PROBLEM TO WORK ON:
Copy every line in the records below that contains the word "patience".

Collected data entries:
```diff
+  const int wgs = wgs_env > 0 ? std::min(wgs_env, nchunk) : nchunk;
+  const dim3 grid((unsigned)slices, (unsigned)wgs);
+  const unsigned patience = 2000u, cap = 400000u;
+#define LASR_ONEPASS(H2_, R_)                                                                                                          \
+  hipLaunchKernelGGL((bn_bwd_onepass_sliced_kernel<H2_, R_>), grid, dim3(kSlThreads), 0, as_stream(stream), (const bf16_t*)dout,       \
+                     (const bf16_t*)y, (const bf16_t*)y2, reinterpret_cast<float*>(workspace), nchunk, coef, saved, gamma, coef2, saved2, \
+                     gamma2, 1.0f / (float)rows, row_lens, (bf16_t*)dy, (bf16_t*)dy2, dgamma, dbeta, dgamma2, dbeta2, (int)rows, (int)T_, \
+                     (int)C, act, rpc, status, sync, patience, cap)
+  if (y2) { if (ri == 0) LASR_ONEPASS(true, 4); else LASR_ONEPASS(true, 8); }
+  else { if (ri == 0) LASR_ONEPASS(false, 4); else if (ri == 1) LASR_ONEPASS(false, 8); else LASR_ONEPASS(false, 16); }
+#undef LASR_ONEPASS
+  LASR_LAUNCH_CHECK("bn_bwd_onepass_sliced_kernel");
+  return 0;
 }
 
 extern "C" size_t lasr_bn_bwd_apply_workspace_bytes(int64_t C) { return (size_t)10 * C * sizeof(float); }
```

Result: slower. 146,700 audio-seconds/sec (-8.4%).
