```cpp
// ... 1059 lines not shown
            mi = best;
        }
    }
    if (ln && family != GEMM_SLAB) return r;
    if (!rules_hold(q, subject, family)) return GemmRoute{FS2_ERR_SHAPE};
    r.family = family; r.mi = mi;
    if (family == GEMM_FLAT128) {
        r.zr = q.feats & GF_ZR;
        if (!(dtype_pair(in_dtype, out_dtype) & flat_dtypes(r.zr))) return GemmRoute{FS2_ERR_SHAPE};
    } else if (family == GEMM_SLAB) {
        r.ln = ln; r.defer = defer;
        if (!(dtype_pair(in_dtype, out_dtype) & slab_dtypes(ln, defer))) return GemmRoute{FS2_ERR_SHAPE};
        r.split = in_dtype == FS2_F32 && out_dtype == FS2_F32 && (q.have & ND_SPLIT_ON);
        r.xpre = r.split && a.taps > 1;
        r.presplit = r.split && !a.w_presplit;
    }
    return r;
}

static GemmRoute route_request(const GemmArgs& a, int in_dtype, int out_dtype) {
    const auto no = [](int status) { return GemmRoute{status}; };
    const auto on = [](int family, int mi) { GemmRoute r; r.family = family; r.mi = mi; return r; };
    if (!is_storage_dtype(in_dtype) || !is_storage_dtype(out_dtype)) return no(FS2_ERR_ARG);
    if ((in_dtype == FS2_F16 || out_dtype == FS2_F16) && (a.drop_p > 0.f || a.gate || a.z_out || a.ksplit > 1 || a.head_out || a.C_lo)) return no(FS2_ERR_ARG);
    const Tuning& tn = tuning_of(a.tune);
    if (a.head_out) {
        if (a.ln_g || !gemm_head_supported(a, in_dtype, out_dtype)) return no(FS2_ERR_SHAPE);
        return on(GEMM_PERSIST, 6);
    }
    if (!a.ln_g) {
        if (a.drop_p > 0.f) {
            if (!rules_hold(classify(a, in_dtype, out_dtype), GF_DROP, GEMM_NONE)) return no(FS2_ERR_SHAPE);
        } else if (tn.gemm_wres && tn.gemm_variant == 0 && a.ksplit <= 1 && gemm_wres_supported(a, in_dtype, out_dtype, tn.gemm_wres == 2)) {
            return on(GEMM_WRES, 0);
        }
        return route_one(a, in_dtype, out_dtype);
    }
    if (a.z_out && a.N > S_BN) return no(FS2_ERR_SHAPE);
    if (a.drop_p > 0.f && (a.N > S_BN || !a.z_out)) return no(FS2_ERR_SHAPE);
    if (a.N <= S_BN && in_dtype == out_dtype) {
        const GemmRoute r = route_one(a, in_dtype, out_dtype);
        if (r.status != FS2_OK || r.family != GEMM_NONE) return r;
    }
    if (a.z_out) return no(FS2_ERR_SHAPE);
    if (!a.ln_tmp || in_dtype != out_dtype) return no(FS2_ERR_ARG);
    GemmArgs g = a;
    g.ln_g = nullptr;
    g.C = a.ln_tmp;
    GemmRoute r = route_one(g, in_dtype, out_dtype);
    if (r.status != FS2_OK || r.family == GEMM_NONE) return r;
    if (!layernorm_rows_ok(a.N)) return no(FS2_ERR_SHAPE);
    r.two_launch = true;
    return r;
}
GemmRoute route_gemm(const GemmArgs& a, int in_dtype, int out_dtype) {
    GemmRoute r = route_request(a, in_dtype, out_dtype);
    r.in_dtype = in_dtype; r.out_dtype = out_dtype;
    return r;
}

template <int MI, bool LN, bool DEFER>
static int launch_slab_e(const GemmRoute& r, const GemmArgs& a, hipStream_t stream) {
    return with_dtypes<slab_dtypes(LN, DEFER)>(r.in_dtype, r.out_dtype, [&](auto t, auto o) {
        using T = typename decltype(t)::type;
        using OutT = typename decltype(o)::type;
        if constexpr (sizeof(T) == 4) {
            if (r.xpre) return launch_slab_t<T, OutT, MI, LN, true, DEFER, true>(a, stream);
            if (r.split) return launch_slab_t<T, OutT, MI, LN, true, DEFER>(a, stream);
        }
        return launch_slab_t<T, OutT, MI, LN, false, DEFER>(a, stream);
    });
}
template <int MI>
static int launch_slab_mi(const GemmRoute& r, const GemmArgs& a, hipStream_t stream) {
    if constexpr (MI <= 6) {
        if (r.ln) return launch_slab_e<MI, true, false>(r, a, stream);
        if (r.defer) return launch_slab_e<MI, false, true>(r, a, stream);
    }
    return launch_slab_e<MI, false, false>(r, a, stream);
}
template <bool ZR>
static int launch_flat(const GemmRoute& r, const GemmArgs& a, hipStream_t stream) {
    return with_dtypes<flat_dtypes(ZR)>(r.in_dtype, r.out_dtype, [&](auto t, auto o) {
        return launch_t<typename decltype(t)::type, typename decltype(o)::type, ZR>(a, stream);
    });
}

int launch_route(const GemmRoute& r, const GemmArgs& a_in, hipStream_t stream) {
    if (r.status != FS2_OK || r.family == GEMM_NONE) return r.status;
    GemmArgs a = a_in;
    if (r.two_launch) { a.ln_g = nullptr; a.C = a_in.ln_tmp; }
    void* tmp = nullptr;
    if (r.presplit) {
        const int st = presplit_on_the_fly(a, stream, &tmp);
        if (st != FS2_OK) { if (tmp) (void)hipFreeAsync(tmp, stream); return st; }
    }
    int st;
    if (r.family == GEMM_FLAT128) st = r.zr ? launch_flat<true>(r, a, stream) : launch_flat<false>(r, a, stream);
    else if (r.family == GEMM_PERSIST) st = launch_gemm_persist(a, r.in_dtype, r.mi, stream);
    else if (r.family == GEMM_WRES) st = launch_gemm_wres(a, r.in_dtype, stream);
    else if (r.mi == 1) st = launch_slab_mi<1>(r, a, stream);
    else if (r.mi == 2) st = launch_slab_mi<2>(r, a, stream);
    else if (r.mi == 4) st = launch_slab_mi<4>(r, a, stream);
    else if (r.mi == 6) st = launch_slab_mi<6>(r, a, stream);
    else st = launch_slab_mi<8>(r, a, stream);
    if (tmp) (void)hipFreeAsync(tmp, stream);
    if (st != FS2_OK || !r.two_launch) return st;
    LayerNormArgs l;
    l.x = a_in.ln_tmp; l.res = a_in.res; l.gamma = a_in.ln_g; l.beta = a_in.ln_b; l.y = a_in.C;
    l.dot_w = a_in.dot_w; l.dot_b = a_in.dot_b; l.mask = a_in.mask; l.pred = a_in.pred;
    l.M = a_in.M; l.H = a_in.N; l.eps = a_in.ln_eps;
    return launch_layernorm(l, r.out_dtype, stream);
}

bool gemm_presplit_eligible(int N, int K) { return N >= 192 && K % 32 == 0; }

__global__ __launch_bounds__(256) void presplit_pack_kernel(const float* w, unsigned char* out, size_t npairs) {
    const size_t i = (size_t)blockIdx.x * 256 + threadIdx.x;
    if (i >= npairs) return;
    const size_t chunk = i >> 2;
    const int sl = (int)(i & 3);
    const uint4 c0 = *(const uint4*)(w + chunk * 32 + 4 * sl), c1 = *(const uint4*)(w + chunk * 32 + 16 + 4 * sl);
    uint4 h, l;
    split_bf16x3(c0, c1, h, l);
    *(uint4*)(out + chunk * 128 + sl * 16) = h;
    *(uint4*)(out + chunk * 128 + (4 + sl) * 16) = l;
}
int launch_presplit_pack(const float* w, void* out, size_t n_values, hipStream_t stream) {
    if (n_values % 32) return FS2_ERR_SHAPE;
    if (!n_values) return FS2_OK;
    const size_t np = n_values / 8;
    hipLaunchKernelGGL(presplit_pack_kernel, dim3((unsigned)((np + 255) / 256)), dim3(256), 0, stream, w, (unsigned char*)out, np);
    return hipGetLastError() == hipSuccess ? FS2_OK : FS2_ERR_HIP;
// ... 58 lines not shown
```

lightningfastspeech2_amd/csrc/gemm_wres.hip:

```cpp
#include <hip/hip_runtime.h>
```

RESULT FOR THIS EXERCISE:
+  const unsigned patience = 2000u, cap = 400000u;
+                     (int)C, act, rpc, status, sync, patience, cap)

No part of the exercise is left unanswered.